**Try it**
Please copy, character for character, each line from the beginning of the listing to the line containing "catch (std::exception &e)", including both.

**Entries provided**
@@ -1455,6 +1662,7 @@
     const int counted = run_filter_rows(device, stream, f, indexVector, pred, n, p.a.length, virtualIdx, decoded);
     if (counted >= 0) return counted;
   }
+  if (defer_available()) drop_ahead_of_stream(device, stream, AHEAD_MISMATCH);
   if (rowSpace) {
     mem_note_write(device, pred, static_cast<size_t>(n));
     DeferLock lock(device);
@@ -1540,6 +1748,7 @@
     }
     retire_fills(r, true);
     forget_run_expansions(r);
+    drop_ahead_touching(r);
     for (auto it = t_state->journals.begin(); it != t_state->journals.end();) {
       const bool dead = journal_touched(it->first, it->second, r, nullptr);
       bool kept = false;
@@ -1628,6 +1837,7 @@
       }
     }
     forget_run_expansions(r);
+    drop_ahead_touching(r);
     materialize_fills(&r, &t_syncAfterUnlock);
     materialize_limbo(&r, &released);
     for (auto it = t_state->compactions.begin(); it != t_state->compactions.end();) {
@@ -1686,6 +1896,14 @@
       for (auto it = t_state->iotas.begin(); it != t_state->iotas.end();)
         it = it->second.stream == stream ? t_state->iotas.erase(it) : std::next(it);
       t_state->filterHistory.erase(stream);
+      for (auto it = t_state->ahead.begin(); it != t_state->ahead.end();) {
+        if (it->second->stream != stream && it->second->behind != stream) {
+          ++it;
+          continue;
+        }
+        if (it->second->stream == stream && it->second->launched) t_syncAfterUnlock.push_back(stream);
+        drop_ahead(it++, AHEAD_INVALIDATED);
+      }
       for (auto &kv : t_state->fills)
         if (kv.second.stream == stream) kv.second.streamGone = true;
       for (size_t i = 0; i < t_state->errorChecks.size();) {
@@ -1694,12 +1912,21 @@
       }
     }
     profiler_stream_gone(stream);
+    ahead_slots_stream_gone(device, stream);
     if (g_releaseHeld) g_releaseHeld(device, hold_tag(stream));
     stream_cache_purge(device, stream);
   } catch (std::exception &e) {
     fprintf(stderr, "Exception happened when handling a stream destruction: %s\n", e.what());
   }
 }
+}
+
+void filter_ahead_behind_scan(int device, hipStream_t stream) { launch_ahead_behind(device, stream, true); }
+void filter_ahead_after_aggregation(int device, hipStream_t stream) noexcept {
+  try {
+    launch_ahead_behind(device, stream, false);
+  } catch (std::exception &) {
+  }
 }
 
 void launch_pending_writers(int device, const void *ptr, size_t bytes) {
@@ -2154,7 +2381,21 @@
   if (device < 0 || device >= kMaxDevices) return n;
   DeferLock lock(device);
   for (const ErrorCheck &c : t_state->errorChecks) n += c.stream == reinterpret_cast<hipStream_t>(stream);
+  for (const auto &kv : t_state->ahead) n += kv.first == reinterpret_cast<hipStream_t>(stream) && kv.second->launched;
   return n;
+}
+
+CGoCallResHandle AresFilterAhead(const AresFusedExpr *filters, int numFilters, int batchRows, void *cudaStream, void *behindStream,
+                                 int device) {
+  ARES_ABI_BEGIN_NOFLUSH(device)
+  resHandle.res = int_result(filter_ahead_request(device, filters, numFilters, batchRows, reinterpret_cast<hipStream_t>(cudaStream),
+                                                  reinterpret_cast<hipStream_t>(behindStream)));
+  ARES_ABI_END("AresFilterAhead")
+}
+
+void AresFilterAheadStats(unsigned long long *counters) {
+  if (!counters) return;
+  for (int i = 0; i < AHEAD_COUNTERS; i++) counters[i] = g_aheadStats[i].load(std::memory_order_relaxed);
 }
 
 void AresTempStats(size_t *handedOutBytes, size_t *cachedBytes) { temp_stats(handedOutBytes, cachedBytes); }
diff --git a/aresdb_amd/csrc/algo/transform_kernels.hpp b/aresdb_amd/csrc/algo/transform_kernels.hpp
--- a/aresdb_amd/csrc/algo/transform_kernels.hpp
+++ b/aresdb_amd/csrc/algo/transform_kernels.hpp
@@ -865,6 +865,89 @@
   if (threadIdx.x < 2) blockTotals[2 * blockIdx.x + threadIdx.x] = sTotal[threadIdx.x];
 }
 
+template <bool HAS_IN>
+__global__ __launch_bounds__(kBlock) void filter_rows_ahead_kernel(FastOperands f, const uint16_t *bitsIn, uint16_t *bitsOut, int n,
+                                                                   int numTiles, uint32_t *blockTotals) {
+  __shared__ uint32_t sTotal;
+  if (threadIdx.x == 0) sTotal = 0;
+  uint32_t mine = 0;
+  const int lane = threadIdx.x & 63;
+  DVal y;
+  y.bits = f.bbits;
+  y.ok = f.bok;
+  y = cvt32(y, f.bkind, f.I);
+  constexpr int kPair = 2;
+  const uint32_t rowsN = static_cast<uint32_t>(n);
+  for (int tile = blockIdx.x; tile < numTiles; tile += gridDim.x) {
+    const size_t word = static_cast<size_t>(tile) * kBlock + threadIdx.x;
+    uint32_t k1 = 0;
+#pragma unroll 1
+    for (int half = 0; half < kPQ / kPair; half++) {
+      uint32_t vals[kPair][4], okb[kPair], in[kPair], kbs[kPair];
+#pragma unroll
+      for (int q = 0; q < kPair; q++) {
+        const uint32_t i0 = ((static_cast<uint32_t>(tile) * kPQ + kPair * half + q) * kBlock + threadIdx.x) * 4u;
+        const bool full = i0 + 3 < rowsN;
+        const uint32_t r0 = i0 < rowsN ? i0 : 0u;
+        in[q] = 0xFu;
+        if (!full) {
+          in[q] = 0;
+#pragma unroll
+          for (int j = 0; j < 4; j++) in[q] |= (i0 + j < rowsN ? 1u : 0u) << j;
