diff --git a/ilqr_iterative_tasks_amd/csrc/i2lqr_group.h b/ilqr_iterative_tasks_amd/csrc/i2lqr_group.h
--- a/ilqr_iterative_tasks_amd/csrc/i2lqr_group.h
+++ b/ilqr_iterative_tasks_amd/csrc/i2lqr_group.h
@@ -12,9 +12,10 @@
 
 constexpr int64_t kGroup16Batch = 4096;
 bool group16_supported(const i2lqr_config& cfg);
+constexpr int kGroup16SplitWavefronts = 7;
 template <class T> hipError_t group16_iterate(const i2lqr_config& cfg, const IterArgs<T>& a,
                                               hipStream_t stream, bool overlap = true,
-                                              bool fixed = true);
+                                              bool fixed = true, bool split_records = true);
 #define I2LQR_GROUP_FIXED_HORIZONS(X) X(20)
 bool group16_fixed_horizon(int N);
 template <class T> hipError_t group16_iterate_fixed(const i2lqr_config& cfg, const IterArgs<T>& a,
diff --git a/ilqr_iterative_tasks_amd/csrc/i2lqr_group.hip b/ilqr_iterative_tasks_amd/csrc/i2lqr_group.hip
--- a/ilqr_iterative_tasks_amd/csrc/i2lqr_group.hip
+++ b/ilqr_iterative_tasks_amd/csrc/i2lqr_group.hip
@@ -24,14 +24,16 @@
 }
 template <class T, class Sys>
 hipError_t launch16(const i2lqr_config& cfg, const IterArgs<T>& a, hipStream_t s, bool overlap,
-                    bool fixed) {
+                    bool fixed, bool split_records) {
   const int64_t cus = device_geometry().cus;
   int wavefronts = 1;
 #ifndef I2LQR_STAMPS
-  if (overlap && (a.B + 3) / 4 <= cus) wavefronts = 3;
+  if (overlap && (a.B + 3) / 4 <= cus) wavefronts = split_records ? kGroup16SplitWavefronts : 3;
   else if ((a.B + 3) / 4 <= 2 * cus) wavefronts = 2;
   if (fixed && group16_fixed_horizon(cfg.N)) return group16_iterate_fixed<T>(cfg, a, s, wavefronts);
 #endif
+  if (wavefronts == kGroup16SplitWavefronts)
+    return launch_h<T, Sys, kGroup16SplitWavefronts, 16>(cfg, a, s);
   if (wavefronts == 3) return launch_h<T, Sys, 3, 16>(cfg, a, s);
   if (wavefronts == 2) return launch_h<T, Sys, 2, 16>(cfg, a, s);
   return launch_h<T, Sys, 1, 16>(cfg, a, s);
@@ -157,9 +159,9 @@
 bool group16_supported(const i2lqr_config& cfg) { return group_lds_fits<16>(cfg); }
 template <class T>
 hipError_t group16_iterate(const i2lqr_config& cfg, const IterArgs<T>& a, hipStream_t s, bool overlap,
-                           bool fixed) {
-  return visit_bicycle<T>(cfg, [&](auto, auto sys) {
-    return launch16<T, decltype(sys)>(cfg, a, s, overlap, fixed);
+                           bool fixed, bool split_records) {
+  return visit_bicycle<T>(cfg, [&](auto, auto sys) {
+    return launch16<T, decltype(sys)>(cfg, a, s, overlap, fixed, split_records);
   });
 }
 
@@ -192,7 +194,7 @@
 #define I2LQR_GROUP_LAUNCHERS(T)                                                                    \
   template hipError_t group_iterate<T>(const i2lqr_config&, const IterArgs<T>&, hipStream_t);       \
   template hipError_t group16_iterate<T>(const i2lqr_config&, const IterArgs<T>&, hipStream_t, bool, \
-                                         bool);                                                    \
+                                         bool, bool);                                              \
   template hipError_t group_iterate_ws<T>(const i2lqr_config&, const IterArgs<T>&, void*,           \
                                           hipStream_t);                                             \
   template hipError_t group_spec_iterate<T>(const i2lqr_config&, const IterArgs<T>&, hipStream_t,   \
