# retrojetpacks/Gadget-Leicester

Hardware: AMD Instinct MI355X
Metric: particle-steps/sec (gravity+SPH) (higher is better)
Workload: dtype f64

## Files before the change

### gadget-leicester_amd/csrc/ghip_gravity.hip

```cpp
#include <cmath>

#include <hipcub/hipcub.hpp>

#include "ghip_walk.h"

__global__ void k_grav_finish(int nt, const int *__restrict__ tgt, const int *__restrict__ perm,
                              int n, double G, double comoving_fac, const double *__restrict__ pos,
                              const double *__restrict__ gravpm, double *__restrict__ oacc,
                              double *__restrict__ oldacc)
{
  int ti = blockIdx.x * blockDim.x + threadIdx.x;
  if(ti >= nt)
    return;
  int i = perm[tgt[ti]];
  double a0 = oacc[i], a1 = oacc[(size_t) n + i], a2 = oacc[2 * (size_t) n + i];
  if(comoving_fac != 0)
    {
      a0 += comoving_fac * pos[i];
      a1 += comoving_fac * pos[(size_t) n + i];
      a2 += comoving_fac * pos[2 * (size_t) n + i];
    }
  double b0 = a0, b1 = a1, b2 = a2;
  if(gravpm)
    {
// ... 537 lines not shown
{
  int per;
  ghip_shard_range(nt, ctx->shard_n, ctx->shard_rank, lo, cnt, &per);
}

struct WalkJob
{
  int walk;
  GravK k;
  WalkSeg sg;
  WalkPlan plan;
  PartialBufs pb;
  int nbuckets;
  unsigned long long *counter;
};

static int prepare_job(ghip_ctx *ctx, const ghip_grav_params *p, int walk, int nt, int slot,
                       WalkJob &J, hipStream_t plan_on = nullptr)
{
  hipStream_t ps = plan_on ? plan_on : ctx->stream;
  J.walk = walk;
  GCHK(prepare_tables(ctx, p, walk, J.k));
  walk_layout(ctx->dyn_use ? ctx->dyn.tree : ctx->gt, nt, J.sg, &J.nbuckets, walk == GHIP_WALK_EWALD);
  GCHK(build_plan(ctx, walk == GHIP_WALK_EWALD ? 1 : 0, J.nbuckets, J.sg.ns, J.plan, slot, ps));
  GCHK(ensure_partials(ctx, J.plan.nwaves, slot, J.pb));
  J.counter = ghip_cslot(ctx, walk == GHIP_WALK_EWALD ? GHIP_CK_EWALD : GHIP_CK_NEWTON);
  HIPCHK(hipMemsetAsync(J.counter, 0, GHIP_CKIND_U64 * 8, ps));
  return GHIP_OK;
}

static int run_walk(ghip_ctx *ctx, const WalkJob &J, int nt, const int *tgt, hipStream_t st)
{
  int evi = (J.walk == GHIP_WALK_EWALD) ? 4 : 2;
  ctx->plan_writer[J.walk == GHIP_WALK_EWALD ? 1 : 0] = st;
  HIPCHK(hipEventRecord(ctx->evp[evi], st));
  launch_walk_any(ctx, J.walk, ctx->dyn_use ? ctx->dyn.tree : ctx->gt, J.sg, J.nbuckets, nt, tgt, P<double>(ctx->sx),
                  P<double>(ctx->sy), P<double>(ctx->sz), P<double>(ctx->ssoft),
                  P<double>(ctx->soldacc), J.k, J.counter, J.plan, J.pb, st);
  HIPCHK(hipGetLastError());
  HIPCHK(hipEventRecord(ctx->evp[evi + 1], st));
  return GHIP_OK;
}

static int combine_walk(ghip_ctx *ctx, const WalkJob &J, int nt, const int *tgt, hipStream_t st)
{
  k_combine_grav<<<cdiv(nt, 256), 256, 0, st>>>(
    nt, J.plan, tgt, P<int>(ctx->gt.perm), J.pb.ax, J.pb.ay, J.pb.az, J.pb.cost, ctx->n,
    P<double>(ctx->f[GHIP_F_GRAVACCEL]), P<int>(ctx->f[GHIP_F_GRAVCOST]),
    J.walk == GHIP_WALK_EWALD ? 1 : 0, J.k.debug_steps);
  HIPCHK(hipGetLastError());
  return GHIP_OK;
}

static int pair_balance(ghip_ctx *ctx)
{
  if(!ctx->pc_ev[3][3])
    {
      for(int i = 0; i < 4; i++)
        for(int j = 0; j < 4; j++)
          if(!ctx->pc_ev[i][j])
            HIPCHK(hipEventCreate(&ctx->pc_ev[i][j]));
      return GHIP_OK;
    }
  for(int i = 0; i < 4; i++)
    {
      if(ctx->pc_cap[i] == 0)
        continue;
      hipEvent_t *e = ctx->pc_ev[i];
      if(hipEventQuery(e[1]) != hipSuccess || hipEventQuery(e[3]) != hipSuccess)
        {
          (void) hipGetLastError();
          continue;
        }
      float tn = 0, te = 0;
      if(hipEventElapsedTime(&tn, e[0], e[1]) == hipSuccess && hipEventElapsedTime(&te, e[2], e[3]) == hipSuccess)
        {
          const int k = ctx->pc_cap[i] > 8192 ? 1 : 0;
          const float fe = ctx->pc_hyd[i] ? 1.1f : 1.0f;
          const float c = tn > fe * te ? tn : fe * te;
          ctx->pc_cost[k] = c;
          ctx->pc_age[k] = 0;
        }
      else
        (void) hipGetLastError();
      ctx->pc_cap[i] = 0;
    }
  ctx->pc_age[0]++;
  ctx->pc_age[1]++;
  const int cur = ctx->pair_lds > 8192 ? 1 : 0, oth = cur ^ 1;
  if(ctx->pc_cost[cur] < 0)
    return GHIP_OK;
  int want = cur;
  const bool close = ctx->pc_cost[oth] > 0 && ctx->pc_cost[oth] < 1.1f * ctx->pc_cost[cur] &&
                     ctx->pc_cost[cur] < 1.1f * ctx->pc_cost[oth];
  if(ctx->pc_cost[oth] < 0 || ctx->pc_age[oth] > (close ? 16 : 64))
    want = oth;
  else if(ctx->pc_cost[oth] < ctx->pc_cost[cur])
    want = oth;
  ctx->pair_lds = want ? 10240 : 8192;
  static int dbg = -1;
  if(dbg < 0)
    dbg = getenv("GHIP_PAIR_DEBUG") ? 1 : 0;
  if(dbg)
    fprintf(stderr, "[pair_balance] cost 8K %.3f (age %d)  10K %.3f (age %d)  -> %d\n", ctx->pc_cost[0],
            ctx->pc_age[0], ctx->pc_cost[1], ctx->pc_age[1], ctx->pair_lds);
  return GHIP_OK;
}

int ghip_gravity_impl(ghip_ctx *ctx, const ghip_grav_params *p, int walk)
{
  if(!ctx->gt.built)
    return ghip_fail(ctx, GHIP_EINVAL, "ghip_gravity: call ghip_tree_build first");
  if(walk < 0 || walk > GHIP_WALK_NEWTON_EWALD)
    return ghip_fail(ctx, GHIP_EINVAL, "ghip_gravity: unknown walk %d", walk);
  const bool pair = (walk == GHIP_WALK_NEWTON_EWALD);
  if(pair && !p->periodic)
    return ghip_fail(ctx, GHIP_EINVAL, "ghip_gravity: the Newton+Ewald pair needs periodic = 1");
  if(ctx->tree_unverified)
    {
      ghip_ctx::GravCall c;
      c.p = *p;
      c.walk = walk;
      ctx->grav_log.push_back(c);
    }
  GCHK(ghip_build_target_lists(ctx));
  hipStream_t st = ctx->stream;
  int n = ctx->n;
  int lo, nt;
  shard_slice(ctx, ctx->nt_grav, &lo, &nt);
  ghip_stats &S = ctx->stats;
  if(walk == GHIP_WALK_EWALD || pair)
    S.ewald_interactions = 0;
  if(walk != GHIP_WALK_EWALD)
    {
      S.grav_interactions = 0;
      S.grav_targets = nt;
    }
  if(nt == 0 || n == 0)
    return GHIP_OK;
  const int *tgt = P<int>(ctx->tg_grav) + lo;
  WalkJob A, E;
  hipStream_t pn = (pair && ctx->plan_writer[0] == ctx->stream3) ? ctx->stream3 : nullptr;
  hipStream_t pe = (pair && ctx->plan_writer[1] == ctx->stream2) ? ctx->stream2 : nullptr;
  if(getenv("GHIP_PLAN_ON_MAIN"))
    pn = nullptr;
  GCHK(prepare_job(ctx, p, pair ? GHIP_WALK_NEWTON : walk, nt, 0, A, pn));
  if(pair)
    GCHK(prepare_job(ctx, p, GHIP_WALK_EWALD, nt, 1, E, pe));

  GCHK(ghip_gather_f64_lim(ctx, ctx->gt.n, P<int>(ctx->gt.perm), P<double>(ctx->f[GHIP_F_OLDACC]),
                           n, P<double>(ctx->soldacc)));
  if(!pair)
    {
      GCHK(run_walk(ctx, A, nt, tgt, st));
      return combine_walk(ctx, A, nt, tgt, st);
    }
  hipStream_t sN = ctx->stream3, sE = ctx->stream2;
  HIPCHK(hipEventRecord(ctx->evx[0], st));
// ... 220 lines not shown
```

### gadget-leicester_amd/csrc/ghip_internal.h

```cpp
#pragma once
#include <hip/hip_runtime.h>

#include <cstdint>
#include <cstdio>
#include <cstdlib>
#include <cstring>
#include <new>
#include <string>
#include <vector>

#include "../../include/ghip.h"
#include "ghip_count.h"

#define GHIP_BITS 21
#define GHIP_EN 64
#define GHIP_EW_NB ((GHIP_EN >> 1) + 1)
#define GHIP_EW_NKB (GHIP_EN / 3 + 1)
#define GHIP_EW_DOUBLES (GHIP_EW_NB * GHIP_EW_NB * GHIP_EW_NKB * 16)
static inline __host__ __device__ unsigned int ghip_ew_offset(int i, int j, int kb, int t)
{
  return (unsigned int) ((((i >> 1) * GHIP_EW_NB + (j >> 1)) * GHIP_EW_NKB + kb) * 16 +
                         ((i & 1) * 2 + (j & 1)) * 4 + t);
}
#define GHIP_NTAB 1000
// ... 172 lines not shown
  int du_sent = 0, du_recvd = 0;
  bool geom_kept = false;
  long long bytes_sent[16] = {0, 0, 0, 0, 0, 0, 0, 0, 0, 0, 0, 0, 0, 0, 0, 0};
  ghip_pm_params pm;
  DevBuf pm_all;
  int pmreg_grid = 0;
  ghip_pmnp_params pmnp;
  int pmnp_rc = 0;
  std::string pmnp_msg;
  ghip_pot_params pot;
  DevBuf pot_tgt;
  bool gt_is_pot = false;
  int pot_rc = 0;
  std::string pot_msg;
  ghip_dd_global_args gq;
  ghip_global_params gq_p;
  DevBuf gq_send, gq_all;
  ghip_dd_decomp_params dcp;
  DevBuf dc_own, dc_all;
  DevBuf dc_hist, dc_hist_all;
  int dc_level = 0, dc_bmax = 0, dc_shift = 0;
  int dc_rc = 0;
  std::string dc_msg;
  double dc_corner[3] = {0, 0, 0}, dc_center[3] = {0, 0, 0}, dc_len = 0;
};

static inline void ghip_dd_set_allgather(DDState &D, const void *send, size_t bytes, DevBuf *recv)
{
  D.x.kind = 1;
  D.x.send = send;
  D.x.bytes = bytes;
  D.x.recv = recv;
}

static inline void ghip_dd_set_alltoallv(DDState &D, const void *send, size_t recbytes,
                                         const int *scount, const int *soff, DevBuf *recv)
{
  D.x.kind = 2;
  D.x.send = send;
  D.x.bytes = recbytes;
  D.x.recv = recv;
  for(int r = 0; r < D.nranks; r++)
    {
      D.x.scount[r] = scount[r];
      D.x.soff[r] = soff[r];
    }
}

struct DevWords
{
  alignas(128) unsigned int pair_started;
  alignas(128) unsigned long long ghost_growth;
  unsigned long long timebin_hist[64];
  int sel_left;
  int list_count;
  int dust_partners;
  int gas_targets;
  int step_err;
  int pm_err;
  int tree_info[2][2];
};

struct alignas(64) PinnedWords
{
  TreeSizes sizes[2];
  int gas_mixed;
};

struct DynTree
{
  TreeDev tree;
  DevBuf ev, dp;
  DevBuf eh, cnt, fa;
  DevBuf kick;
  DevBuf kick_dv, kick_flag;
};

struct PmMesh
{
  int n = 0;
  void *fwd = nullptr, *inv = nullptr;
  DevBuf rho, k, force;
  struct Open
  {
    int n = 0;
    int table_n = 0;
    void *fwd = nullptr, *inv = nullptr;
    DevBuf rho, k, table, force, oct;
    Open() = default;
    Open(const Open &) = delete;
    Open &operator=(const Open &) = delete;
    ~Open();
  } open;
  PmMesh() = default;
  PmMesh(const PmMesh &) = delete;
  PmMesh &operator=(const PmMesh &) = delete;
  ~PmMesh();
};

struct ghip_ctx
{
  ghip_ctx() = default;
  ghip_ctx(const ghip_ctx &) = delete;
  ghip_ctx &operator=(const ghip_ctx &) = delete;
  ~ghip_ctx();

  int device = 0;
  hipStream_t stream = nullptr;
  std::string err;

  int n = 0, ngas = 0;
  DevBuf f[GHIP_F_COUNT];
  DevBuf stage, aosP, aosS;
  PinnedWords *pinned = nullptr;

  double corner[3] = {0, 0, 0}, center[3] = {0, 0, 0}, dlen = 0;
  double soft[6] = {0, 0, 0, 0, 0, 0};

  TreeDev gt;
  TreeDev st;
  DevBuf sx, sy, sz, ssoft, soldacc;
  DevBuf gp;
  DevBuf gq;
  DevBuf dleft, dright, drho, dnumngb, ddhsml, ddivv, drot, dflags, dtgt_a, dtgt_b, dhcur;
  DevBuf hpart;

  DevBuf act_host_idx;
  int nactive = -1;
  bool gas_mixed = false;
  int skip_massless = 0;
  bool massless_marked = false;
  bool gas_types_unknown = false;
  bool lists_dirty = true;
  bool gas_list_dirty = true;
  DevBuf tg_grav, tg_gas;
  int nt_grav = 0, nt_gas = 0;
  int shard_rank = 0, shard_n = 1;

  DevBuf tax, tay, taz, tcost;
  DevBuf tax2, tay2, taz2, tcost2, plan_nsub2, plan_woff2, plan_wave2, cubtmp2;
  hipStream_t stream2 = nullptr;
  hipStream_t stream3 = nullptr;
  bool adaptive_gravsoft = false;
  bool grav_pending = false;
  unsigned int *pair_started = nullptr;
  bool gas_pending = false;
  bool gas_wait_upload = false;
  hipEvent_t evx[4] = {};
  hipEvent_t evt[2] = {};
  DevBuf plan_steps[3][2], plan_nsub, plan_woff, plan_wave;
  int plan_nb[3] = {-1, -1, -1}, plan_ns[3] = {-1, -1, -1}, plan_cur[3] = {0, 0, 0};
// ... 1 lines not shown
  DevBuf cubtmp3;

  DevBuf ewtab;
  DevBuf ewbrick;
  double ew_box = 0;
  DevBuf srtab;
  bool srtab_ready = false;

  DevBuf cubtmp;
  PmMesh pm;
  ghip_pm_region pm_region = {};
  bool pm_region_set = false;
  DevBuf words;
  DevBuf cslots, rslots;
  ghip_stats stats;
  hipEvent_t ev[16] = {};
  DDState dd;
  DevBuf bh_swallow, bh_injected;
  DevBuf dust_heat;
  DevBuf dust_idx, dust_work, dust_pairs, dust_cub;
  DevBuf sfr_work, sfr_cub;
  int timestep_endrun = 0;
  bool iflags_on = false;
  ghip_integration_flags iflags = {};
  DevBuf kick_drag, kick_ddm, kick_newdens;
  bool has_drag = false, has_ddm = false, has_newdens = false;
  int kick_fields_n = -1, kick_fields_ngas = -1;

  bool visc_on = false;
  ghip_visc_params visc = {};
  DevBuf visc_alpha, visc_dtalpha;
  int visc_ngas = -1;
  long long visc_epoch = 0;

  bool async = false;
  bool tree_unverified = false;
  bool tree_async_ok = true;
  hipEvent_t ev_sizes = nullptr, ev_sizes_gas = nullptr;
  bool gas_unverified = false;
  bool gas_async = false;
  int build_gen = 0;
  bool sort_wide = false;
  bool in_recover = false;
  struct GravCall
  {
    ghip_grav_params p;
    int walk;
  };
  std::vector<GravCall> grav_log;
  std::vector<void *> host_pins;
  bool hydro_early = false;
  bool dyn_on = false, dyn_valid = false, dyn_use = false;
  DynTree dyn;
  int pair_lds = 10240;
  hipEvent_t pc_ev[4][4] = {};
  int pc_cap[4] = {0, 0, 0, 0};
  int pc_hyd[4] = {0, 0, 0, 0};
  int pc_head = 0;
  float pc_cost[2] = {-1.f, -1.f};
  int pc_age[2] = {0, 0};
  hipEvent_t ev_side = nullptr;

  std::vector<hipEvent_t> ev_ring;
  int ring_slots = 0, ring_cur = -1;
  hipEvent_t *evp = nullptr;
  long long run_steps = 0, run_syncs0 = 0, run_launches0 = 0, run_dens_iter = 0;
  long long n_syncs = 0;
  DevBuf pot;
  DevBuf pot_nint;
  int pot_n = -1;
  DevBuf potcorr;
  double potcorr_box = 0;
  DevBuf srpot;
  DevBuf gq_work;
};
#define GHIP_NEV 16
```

**Exercise solution**
@@ -1455,6 +1662,7 @@
     const int counted = run_filter_rows(device, stream, f, indexVector, pred, n, p.a.length, virtualIdx, decoded);
     if (counted >= 0) return counted;
   }
+  if (defer_available()) drop_ahead_of_stream(device, stream, AHEAD_MISMATCH);
   if (rowSpace) {
     mem_note_write(device, pred, static_cast<size_t>(n));
     DeferLock lock(device);
@@ -1540,6 +1748,7 @@
     }
     retire_fills(r, true);
     forget_run_expansions(r);
+    drop_ahead_touching(r);
     for (auto it = t_state->journals.begin(); it != t_state->journals.end();) {
       const bool dead = journal_touched(it->first, it->second, r, nullptr);
       bool kept = false;
@@ -1628,6 +1837,7 @@
       }
     }
     forget_run_expansions(r);
+    drop_ahead_touching(r);
     materialize_fills(&r, &t_syncAfterUnlock);
     materialize_limbo(&r, &released);
     for (auto it = t_state->compactions.begin(); it != t_state->compactions.end();) {
@@ -1686,6 +1896,14 @@
       for (auto it = t_state->iotas.begin(); it != t_state->iotas.end();)
         it = it->second.stream == stream ? t_state->iotas.erase(it) : std::next(it);
       t_state->filterHistory.erase(stream);
+      for (auto it = t_state->ahead.begin(); it != t_state->ahead.end();) {
+        if (it->second->stream != stream && it->second->behind != stream) {
+          ++it;
+          continue;
+        }
+        if (it->second->stream == stream && it->second->launched) t_syncAfterUnlock.push_back(stream);
+        drop_ahead(it++, AHEAD_INVALIDATED);
+      }
       for (auto &kv : t_state->fills)
         if (kv.second.stream == stream) kv.second.streamGone = true;
       for (size_t i = 0; i < t_state->errorChecks.size();) {
@@ -1694,12 +1912,21 @@
       }
     }
     profiler_stream_gone(stream);
+    ahead_slots_stream_gone(device, stream);
     if (g_releaseHeld) g_releaseHeld(device, hold_tag(stream));
     stream_cache_purge(device, stream);
   } catch (std::exception &e) {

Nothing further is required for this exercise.